◆ Aim of the exercise: In the entries below, tally the lines that contain the string "blockIdx", then state that number alone.

◆ Source data:
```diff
-static size_t div_smem() { return sizeof(float) * (kWTotal + kActFloats); }
+    const float tb_c = Gs * beta * rp;
+    stash_begin();
+    if (row_thread) {
+      const uint2 t01 = split_h2(Gs * r * e[0], Gs * r * e[1]), t2 = split_h2(Gs * r * e[2], 0.f);
+      *reinterpret_cast<uint4*>(s.img_hi + row_off) = make_uint4(t01.x, t2.x, 0u, 0u);
+      *reinterpret_cast<uint4*>(s.img_lo + row_off) = make_uint4(t01.y, t2.y, 0u, 0u);
+      *reinterpret_cast<uint4*>(s.img_hi + row_off + kChunkBytes) = make_uint4(0u, 0u, 0u, 0u);
+      *reinterpret_cast<uint4*>(s.img_lo + row_off + kChunkBytes) = make_uint4(0u, 0u, 0u, 0u);
+    }
+    ready(kA4, 2);
+    {
+      float acc[32];
+      ReluMask<64> m;
+      m.load(mk + kMkHb4, h);
+      W.wait(&s.sh->w_full, 0, 340);
+      wg_mma_split<64, true>(acc, a_hi, a_lo, s, w_t4, 1);
+      stash_begin();
+      epi_mask_split<64>(acc, m, s, h);
+      ready(kA3, 8);
+      m.load(mk + kMkHb3, h);
+      wg_mma_split<64, true>(acc, a_hi, a_lo, s, w_t3, 4);
+      stash_begin();
+      epi_mask_split<64>(acc, m, s, h);
+      if (row_thread) {
+        const uint2 t = split_h2(tb_c, 0.f);
+        *reinterpret_cast<uint4*>(s.img_hi + row_off + 8 * kChunkBytes) = make_uint4(t.x, 0u, 0u, 0u);
+        *reinterpret_cast<uint4*>(s.img_lo + row_off + 8 * kChunkBytes) = make_uint4(t.y, 0u, 0u, 0u);
+        *reinterpret_cast<uint4*>(s.img_hi + row_off + 9 * kChunkBytes) = make_uint4(0u, 0u, 0u, 0u);
+        *reinterpret_cast<uint4*>(s.img_lo + row_off + 9 * kChunkBytes) = make_uint4(0u, 0u, 0u, 0u);
+      }
+      ready(kA2, 10);
+    }
+    {
+      float acc[48];
+      ReluMask<96> m;
+      m.load(mk + kMkHb2, h);
+      wg_mma_split<96, true>(acc, a_hi, a_lo, s, w_t2, 5);
+      stash_begin();
+      epi_mask_split<96>(acc, m, s, h);
+      ready(kA1, 12);
+      m.load(mk + kMkHb1, h);
+      wg_mma_split<96, true>(acc, a_hi, a_lo, s, w_t1, 6);
+      stash_begin();
+      epi_mask_split<96>(acc, m, s, h);
+      ready(kA0, 12);
+    }
+  }
+  if (wg_leader) tma_bulk_wait<0>();
+}
 
 namespace {
 __global__ void div_G_kernel(const DivParams p, const float* __restrict__ g_ray, float* __restrict__ G, float* __restrict__ amax) {
@@ -250,6 +363,18 @@
   for (int o = 16; o > 0; o >>= 1) m = fmaxf(m, __shfl_xor_sync(0xffffffffu, m, o));
   if ((threadIdx.x & 31) == 0 && m > 0.f) atomicMax(reinterpret_cast<int*>(amax), __float_as_int(m));
 }
+
+template <typename Kernel>
+cudaError_t launch_div(Kernel kernel, int wbytes, const DivParams& p, int num_sms, cudaStream_t st) {
+  const long long tiles = (p.P + kTileM - 1) / kTileM;
+  if (tiles <= 0) return cudaSuccess;
+  const int smem = static_cast<int>(div_smem_bytes(wbytes));
+  cudaError_t e = cudaFuncSetAttribute(kernel, cudaFuncAttributeMaxDynamicSharedMemorySize, smem);
+  if (e != cudaSuccess) return e;
+  const long long pairs = (tiles + kDivTilesPerCta - 1) / kDivTilesPerCta;
+  kernel<<<static_cast<unsigned>(pairs < num_sms ? pairs : num_sms), kDivThreads, smem, st>>>(p);
+  return cudaGetLastError();
+}
 }
 
 cudaError_t launch_div_G(const DivParams& p, const float* g_ray, float* G, float* amax, cudaStream_t st) {
@@ -259,21 +384,11 @@
   return cudaGetLastError();
 }
 
-cudaError_t launch_div_fwd(const DivParams& p, cudaStream_t st) {
-  const long long tiles = (p.P + kTileM - 1) / kTileM;
-  if (tiles <= 0) return cudaSuccess;
-  cudaError_t e = cudaFuncSetAttribute(div_fwd_kernel, cudaFuncAttributeMaxDynamicSharedMemorySize, (int)div_smem());
-  if (e != cudaSuccess) return e;
-  div_fwd_kernel<<<static_cast<unsigned>(tiles), kDivThreads, div_smem(), st>>>(p);
-  return cudaGetLastError();
-}
-cudaError_t launch_div_bwd(const DivParams& p, cudaStream_t st) {
-  const long long tiles = (p.P + kTileM - 1) / kTileM;
-  if (tiles <= 0) return cudaSuccess;
-  cudaError_t e = cudaFuncSetAttribute(div_bwd_kernel, cudaFuncAttributeMaxDynamicSharedMemorySize, (int)div_smem());
-  if (e != cudaSuccess) return e;
-  div_bwd_kernel<<<static_cast<unsigned>(tiles), kDivThreads, div_smem(), st>>>(p);
-  return cudaGetLastError();
-}
-
-}
+cudaError_t launch_div_fwd(const DivParams& p, int num_sms, cudaStream_t st) {
+  return launch_div(div_fwd_kernel, kDivFwdWBytes, p, num_sms, st);
+}
+cudaError_t launch_div_bwd(const DivParams& p, int num_sms, cudaStream_t st) {
+  return launch_div(div_bwd_kernel, kDivBwdWBytes, p, num_sms, st);
+}
+
+}
diff --git a/nonrigid_nerf_b200/csrc/div.cuh b/nonrigid_nerf_b200/csrc/div.cuh
--- a/nonrigid_nerf_b200/csrc/div.cuh
+++ b/nonrigid_nerf_b200/csrc/div.cuh
@@ -7,14 +7,13 @@
 struct DivParams {
   long long P;
   int S, n_rays;
-  const uint8_t* stash;
+  const uint8_t* relu_mask;
+  const uint8_t* bender;
   const float* e;
   const float* unmasked;
   const float* rigidity;
   const float* w;
   int w_is_alpha;
-  const float* net_w[5];
-  const float* rig_w[3];
   uint8_t* tan;
   float* d;
   float* adot;
@@ -26,10 +25,11 @@
   uint8_t* adj;
   float* d_unmasked;
   float* d_rigid;
+  int* err;
 };
 
-cudaError_t launch_div_fwd(const DivParams& p, cudaStream_t st);
-cudaError_t launch_div_bwd(const DivParams& p, cudaStream_t st);
+cudaError_t launch_div_fwd(const DivParams& p, int num_sms, cudaStream_t st);
+cudaError_t launch_div_bwd(const DivParams& p, int num_sms, cudaStream_t st);
 cudaError_t launch_div_G(const DivParams& p, const float* g_ray, float* G, float* amax, cudaStream_t st);
 
 }
diff --git a/nonrigid_nerf_b200/csrc/nrn_common.cuh b/nonrigid_nerf_b200/csrc/nrn_common.cuh
--- a/nonrigid_nerf_b200/csrc/nrn_common.cuh
+++ b/nonrigid_nerf_b200/csrc/nrn_common.cuh
@@ -70,7 +70,10 @@
 constexpr int kBendTB0Bytes = 12 * 48 * 16;
 constexpr int kBendTWBytes = kBendTB4Bytes + kBendTB3Bytes + kBendTB2Bytes + kBendTB1Bytes + kBendTB0Bytes;
 constexpr int kNerfPackedBytes = kNerfTOffset + kNerfTWBytes;
-constexpr int kBendPackedBytes = kBendTOffset + kBendTWBytes;
+constexpr float kBendLoScale = 2048.f;
+constexpr int kBendLoOffset = kBendTOffset + kBendTWBytes;
+constexpr int kBendTLoOffset = kBendLoOffset + kBendWBytes;
+constexpr int kBendPackedBytes = kBendTLoOffset + kBendTWBytes;
 
 struct FieldBwdParams {
   long long P;
diff --git a/nonrigid_nerf_b200/csrc/pack.cu b/nonrigid_nerf_b200/csrc/pack.cu
--- a/nonrigid_nerf_b200/csrc/pack.cu
+++ b/nonrigid_nerf_b200/csrc/pack.cu
@@ -50,7 +50,10 @@
   (void)nh;
 }
 
-__device__ __forceinline__ void pack_bender_elem(const int idx, const BenderSrc& src, __half* __restrict__ w, float* __restrict__ bias) {
+__device__ __forceinline__ __half lo_half(float v) { return __float2half_rn((v - __half2float(__float2half_rn(v))) * kBendLoScale); }
+
+__device__ __forceinline__ void pack_bender_elem(const int idx, const BenderSrc& src, __half* __restrict__ w, float* __restrict__ bias,
+                                                 __half* __restrict__ wlo) {
   constexpr int n0 = kBendB0Bytes / 2, n1 = kBendB1Bytes / 2, n2 = kBendB2Bytes / 2, n3 = kBendB3Bytes / 2;
   constexpr int ld0 = 3 + kLatent;
   if (idx < kBendWBytes / 2) {
@@ -83,6 +86,7 @@
       if (r < 3) v = src.net_w[4][r * 64 + k];
     }
     w[idx] = __float2half_rn(v);
+    wlo[idx] = lo_half(v);
   }
   if (idx < kBendBiasFloats) {
     float b = 0.f;
@@ -125,7 +129,7 @@
   w[idx] = __float2half_rn(v);
 }
 
-__device__ __forceinline__ void pack_bender_t_elem(const int idx, const BenderSrc& src, __half* __restrict__ w) {
+__device__ __forceinline__ void pack_bender_t_elem(const int idx, const BenderSrc& src, __half* __restrict__ w, __half* __restrict__ wlo) {
   if (idx >= kBendTWBytes / 2) return;
   constexpr int n4 = kBendTB4Bytes / 2, n3 = kBendTB3Bytes / 2, n2 = kBendTB2Bytes / 2, n1 = kBendTB1Bytes / 2;
   constexpr int ld0 = 3 + kLatent;
@@ -152,6 +156,7 @@
     else if (r < 3) v = k < 64 ? src.net_w[0][k * ld0 + r] : src.rig_w[0][(k - 64) * 3 + r];
   }
   w[idx] = __float2half_rn(v);
+  wlo[idx] = lo_half(v);
 }
 
 
@@ -163,10 +168,11 @@
   else pack_nerf_t_elem((blockIdx.x - nb_fwd) * kPackThreads + threadIdx.x, src, in_ch, out_ch, wt);
 }
 __global__ void __launch_bounds__(kPackThreads) pack_bender_kernel(BenderSrc src, __half* __restrict__ w, float* __restrict__ bias,
-                                                                   __half* __restrict__ wt) {
+                                                                   __half* __restrict__ wt, __half* __restrict__ wlo,
+                                                                   __half* __restrict__ wtlo) {
   constexpr int nb_fwd = (kBendWBytes / 2 + kPackThreads - 1) / kPackThreads;
-  if (blockIdx.x < nb_fwd) pack_bender_elem(blockIdx.x * kPackThreads + threadIdx.x, src, w, bias);
-  else pack_bender_t_elem((blockIdx.x - nb_fwd) * kPackThreads + threadIdx.x, src, wt);
+  if (blockIdx.x < nb_fwd) pack_bender_elem(blockIdx.x * kPackThreads + threadIdx.x, src, w, bias, wlo);
+  else pack_bender_t_elem((blockIdx.x - nb_fwd) * kPackThreads + threadIdx.x, src, wt, wtlo);
 }
 
 }
@@ -182,7 +188,8 @@
   uint8_t* base = reinterpret_cast<uint8_t*>(packed);
   const int nb = (kBendWBytes / 2 + kPackThreads - 1) / kPackThreads + (kBendTWBytes / 2 + kPackThreads - 1) / kPackThreads;
   pack_bender_kernel<<<nb, kPackThreads, 0, st>>>(src, reinterpret_cast<__half*>(base), reinterpret_cast<float*>(base + kBendWBytes),
-                                                 reinterpret_cast<__half*>(base + kBendTOffset));
+                                                 reinterpret_cast<__half*>(base + kBendTOffset), reinterpret_cast<__half*>(base + kBendLoOffset),
+                                                 reinterpret_cast<__half*>(base + kBendTLoOffset));
   return cudaGetLastError();
 }
 
```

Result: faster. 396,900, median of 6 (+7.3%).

◆ Exercise solution: 5